▸ **EXERCISE DIRECTIONS**:
A single number is needed: how many lines of the data hold the word "wave".

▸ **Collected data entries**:
%%

# Nicholasli1995/EgoNet

Hardware: AMD Instinct MI355X
Metric: crops/sec (256x256, heatmap+decode+lift) (higher is better)
Workload: dtype f32; 1 GPU; configs[1]: batch=64 256x256 crops/GPU, HRNet-W48 heatmap head forward + soft decode + affine + FC lifter + pose solve; global_batch=64, weights=synthetic (egonet_amd.synth, seeded per key), parallelism=replicas x1, crops sharded by rank, no collective, ranks=1, backend=none, launch_lanes=1

## Files before the change

egonet_amd/csrc/conv_s2r.hip:

```cpp
#include <stdlib.h>

#include "conv_common.h"

typedef __attribute__((address_space(3))) void* lds_ptr_s2r_t;

namespace {
constexpr int S2_NW = 3, S2_NTH = 64 * S2_NW;
constexpr int S2_CIN = 48, S2_CG = 48;
constexpr int S2_TP = 16, S2_TH = 2, S2_TW = 8;
constexpr int S2_NSLAB = 27;
constexpr int S2_LDS = S2_NSLAB * 1024;
}

__device__ __forceinline__ void s2r_dma16(u32x4 r, unsigned lds_addr, unsigned voff) {
  asm volatile("s_mov_b32 m0, %0\n\ts_nop 0\n\tbuffer_load_dwordx4 %1, %2, 0 offen lds"
               :
               : "s"(lds_addr), "v"(voff), "s"(r)
               : "m0", "memory");
}

__global__ __launch_bounds__(S2_NTH, 4) void conv_s2r_kernel(ConvArgs a) {
  extern __shared__ float4 s2_smem[];
  const unsigned lds0 = (unsigned)(__UINTPTR_TYPE__)(lds_ptr_s2r_t)s2_smem;
  const char* smc = reinterpret_cast<const char*>(s2_smem);

  const int tid = threadIdx.x, lane = tid & 63;
  const int wave = __builtin_amdgcn_readfirstlane(tid >> 6);
  const int li = lane & 15, kq = lane >> 4;
  const int Co = a.Cout, CoP = a.CoutP;
  const int ncg = Co / S2_CG;
  const int tiles_x = a.Wo / S2_TW, tiles_y = a.Ho / S2_TH;
  const int ntile = a.N * tiles_y * tiles_x;
  const int nitem = ntile * ncg;
  const int gsz = (int)gridDim.x;
  const int cg = (int)blockIdx.x % ncg;
  const int co = cg * S2_CG + 16 * wave + li;

  const unsigned long long xaddr = reinterpret_cast<unsigned long long>(a.x);
  const u32x4 rx = {(unsigned)xaddr, (unsigned)(xaddr >> 32) & 0xffffu, (unsigned)((size_t)a.N * a.H * a.W * S2_CIN * 4),
                    0x00020000u};
  const __amdgpu_buffer_rsrc_t ry =
      __builtin_amdgcn_make_buffer_rsrc(a.y, 0, (unsigned)((size_t)a.N * a.Ho * a.Wo * Co * 4), 0x00020000);

  f32x4 b[9][3];
#pragma unroll
  for (int tap = 0; tap < 9; ++tap)
#pragma unroll
    for (int ch = 0; ch < 3; ++ch)
      b[tap][ch] = *reinterpret_cast<const f32x4*>(a.w + ((size_t)((ch * 9 + tap) * 4 + kq) * CoP + co) * 4);
  const float sc = a.scale[co], sh = a.shift[co];
  const float lo = (a.act & EGN_ACT_MASK) == EGN_ACT_RELU ? 0.f : -__builtin_inff();

  const int drow = lane >> 2;
  const int dquad = (lane & 3) ^ (((drow >> 3) & 1) << 1);
  const unsigned frag = (unsigned)(li * 64 + ((kq ^ (((li >> 3) & 1) << 1)) << 4));

  for (int item = blockIdx.x; item < nitem; item += gsz) {
    const int t = item / ncg;
    const int tx = t % tiles_x, tyn = t / tiles_x;
    const int ty = tyn % tiles_y, n = tyn / tiles_y;
    const int oy = S2_TH * ty + (drow >> 3), ox = S2_TW * tx + (drow & 7);
    const int iy0 = 2 * oy - 1, ix0 = 2 * ox - 1;
    const int pixoff = (((n * a.H + iy0) * a.W + ix0) * S2_CIN + 4 * dquad) * 4;
    __builtin_amdgcn_s_barrier();
    asm volatile("" ::: "memory");
#pragma unroll
    for (int j = 0; j < 9; ++j) {
      const int p = 9 * wave + j;
      const int tap = p / 3, ch = p - 3 * tap;
      const int ky = tap / 3, kx = tap - 3 * ky;
      const bool ok = (unsigned)(iy0 + ky) < (unsigned)a.H && (unsigned)(ix0 + kx) < (unsigned)a.W;
      const unsigned voff = ok ? (unsigned)(pixoff + ((ky * a.W + kx) * S2_CIN + 16 * ch) * 4) : EGN_OOB;
      s2r_dma16(rx, lds0 + (unsigned)p * 1024u, voff);
    }
    asm volatile("s_waitcnt vmcnt(0)" ::: "memory");
    __builtin_amdgcn_s_barrier();
    asm volatile("" ::: "memory");
    f32x4 acc = {0.f, 0.f, 0.f, 0.f};
#pragma unroll
    for (int tap = 0; tap < 9; ++tap)
#pragma unroll
      for (int ch = 0; ch < 3; ++ch) {
        const f32x4 af = *reinterpret_cast<const f32x4*>(smc + (tap * 3 + ch) * 1024 + frag);
#pragma unroll
        for (int s = 0; s < 4; ++s) acc = __builtin_amdgcn_mfma_f32_16x16x4f32(af[s], b[tap][ch][s], acc, 0, 0, 0);
      }
    const unsigned vo = (unsigned)((((n * a.Ho + S2_TH * ty + (kq >> 1)) * a.Wo + S2_TW * tx + 4 * (kq & 1)) * Co + co) * 4);
#pragma unroll
    for (int r = 0; r < 4; ++r) {
      const float v = fmaxf(__builtin_fmaf(acc[r], sc, sh), lo);
      __builtin_amdgcn_raw_buffer_store_b32(__builtin_bit_cast(unsigned, v), ry, vo, (unsigned)(r * Co * 4), 0);
    }
  }
}

bool egn_conv_s2r_applies(const ConvArgs& a) {
  const int act = a.act & EGN_ACT_MASK;
  return a.KH == 3 && a.KW == 3 && a.stride == 2 && a.pad == 1 && a.Cin == S2_CIN && a.cs_in == S2_CIN &&
         a.Cout % S2_CG == 0 && a.cs_out == a.Cout && !a.out_nchw && a.res == nullptr && !(a.act & EGN_ACT_RES_AFTER) &&
         (act == EGN_ACT_NONE || act == EGN_ACT_RELU) && a.H % 2 == 0 && a.W % 2 == 0 && a.Ho % S2_TH == 0 &&
         a.Wo % S2_TW == 0 && a.stats == nullptr;
}
size_t egn_conv_s2r_lds_bytes() { return S2_LDS; }

int egn_conv_launch_s2r(const ConvArgs& a, hipStream_t stream) {
  if (!egn_conv_s2r_applies(a)) return EGN_E_BADARG;
  static bool raised[EGN_MAX_DEVICES];
  static int cus = 0;
  if (egn_first_use_on_device(raised))
    EGN_CHECK_HIP(hipFuncSetAttribute(reinterpret_cast<const void*>(&conv_s2r_kernel), hipFuncAttributeMaxDynamicSharedMemorySize,
                                      S2_LDS));
  if (!cus) {
    int dev = 0;
    hipDeviceProp_t prop;
    if (hipGetDevice(&dev) == hipSuccess && hipGetDeviceProperties(&prop, dev) == hipSuccess) cus = prop.multiProcessorCount;
    if (cus <= 0) cus = 256;
  }
  const int ncg = a.Cout / S2_CG;
  const int nitem = a.N * (a.Ho / S2_TH) * (a.Wo / S2_TW) * ncg;
  static const int bpc = [] { const char* e = getenv("EGN_S2R_BPC"); const int v = e ? atoi(e) : 5; return v >= 1 && v <= 5 ? v : 5; }();
  int grid = bpc * cus / ncg * ncg;
  if (grid <= 0) grid = ncg;
  if (nitem < grid) grid = (nitem + ncg - 1) / ncg * ncg;
  hipLaunchKernelGGL(conv_s2r_kernel, dim3(grid), dim3(S2_NTH), S2_LDS, stream, a);
  return (int)hipGetLastError();
}
```

Before: 5058 crops/s.

## Pipeline stride-2 conv LDS DMA per kernel row across tiles

Restructures the persistent stride-2 conv loop so input DMA is issued one kernel row at a time, and the next tile's rows 0 and 1 are prefetched while the current tile's MFMAs run. Waits use partial vmcnt counts instead of draining all loads before compute. The goal is to hide global-to-LDS load latency behind matrix work. In exchange it relies on precise vmcnt accounting that includes the output stores, and the bounds checks are simplified to top and left edges only.

After: 5075 crops/s, median of 6. No clear change (+0.3%).

```diff
diff --git a/egonet_amd/csrc/conv_s2r.hip b/egonet_amd/csrc/conv_s2r.hip
--- a/egonet_amd/csrc/conv_s2r.hip
+++ b/egonet_amd/csrc/conv_s2r.hip
@@ -55,43 +55,80 @@
   const int dquad = (lane & 3) ^ (((drow >> 3) & 1) << 1);
   const unsigned frag = (unsigned)(li * 64 + ((kq ^ (((li >> 3) & 1) << 1)) << 4));
 
-  for (int item = blockIdx.x; item < nitem; item += gsz) {
-    const int t = item / ncg;
-    const int tx = t % tiles_x, tyn = t / tiles_x;
-    const int ty = tyn % tiles_y, n = tyn / tiles_y;
-    const int oy = S2_TH * ty + (drow >> 3), ox = S2_TW * tx + (drow & 7);
-    const int iy0 = 2 * oy - 1, ix0 = 2 * ox - 1;
-    const int pixoff = (((n * a.H + iy0) * a.W + ix0) * S2_CIN + 4 * dquad) * 4;
-    __builtin_amdgcn_s_barrier();
-    asm volatile("" ::: "memory");
+  int item = blockIdx.x;
+  if (item >= nitem) return;
+
+  const unsigned dlane = (unsigned)(((2 * (drow >> 3) * a.W + 2 * (drow & 7)) * S2_CIN + 4 * dquad) * 4);
+  const bool ltop = (drow >> 3) == 0, lleft = (drow & 7) == 0 && wave == 0;
+  const int rowb = a.W * S2_CIN * 4;
+  int dn, dty, dtx, dbase;
+  auto locate = [&](int it) {
+    const int t = it / ncg;
+    dtx = t % tiles_x;
+    const int tyn = t / tiles_x;
+    dty = tyn % tiles_y;
+    dn = tyn / tiles_y;
+    dbase = ((dn * a.H + 2 * S2_TH * dty - 1) * a.W + 2 * S2_TW * dtx - 1 + wave) * S2_CIN * 4;
+  };
+  auto issue_row = [&](int ky) {
+    const bool out = (lleft && dtx == 0) || (ky == 0 && ltop && dty == 0);
+    const unsigned voff = out ? EGN_OOB : dlane + (unsigned)(dbase + ky * rowb);
 #pragma unroll
-    for (int j = 0; j < 9; ++j) {
-      const int p = 9 * wave + j;
-      const int tap = p / 3, ch = p - 3 * tap;
-      const int ky = tap / 3, kx = tap - 3 * ky;
-      const bool ok = (unsigned)(iy0 + ky) < (unsigned)a.H && (unsigned)(ix0 + kx) < (unsigned)a.W;
-      const unsigned voff = ok ? (unsigned)(pixoff + ((ky * a.W + kx) * S2_CIN + 16 * ch) * 4) : EGN_OOB;
-      s2r_dma16(rx, lds0 + (unsigned)p * 1024u, voff);
-    }
-    asm volatile("s_waitcnt vmcnt(0)" ::: "memory");
-    __builtin_amdgcn_s_barrier();
-    asm volatile("" ::: "memory");
-    f32x4 acc = {0.f, 0.f, 0.f, 0.f};
+    for (int ch = 0; ch < 3; ++ch)
+      s2r_dma16(rx, lds0 + (unsigned)(9 * ky + 3 * wave + ch) * 1024u, voff + 64u * (unsigned)ch);
+  };
+  f32x4 acc;
+  auto mma_row = [&](int ky) {
 #pragma unroll
-    for (int tap = 0; tap < 9; ++tap)
+    for (int kx = 0; kx < 3; ++kx)
 #pragma unroll
       for (int ch = 0; ch < 3; ++ch) {
-        const f32x4 af = *reinterpret_cast<const f32x4*>(smc + (tap * 3 + ch) * 1024 + frag);
+        const f32x4 af = *reinterpret_cast<const f32x4*>(smc + ((ky * 3 + kx) * 3 + ch) * 1024 + frag);
 #pragma unroll
-        for (int s = 0; s < 4; ++s) acc = __builtin_amdgcn_mfma_f32_16x16x4f32(af[s], b[tap][ch][s], acc, 0, 0, 0);
+        for (int s = 0; s < 4; ++s) acc = __builtin_amdgcn_mfma_f32_16x16x4f32(af[s], b[ky * 3 + kx][ch][s], acc, 0, 0, 0);
       }
+  };
+#define S2R_VMCNT(N) asm volatile("s_waitcnt vmcnt(" #N ")" ::: "memory")
+#define S2R_BARRIER()                  \
+  do {                                 \
+    __builtin_amdgcn_s_barrier();      \
+    asm volatile("" ::: "memory");     \
+  } while (0)
+
+  locate(item);
+  issue_row(0);
+  issue_row(1);
+  for (bool first = true;; first = false) {
+    const int n = dn, ty = dty, tx = dtx;
+    const int nxt = item + gsz;
+    const bool more = nxt < nitem;
+    acc = f32x4{0.f, 0.f, 0.f, 0.f};
+    if (first) S2R_VMCNT(3); else S2R_VMCNT(7);
+    S2R_BARRIER();
+    issue_row(2);
+    mma_row(0);
+    if (first) S2R_VMCNT(3); else S2R_VMCNT(7);
+    S2R_BARRIER();
+    if (more) {
+      locate(nxt);
+      issue_row(0);
+    }
+    mma_row(1);
+    if (more) S2R_VMCNT(3); else S2R_VMCNT(0);
+    S2R_BARRIER();
+    if (more) issue_row(1);
+    mma_row(2);
     const unsigned vo = (unsigned)((((n * a.Ho + S2_TH * ty + (kq >> 1)) * a.Wo + S2_TW * tx + 4 * (kq & 1)) * Co + co) * 4);
 #pragma unroll
     for (int r = 0; r < 4; ++r) {
       const float v = fmaxf(__builtin_fmaf(acc[r], sc, sh), lo);
       __builtin_amdgcn_raw_buffer_store_b32(__builtin_bit_cast(unsigned, v), ry, vo, (unsigned)(r * Co * 4), 0);
     }
+    if (!more) break;
+    item = nxt;
   }
+#undef S2R_VMCNT
+#undef S2R_BARRIER
 }
 
 bool egn_conv_s2r_applies(const ConvArgs& a) {
```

%%

▸ **COMPLETED TASK**:
7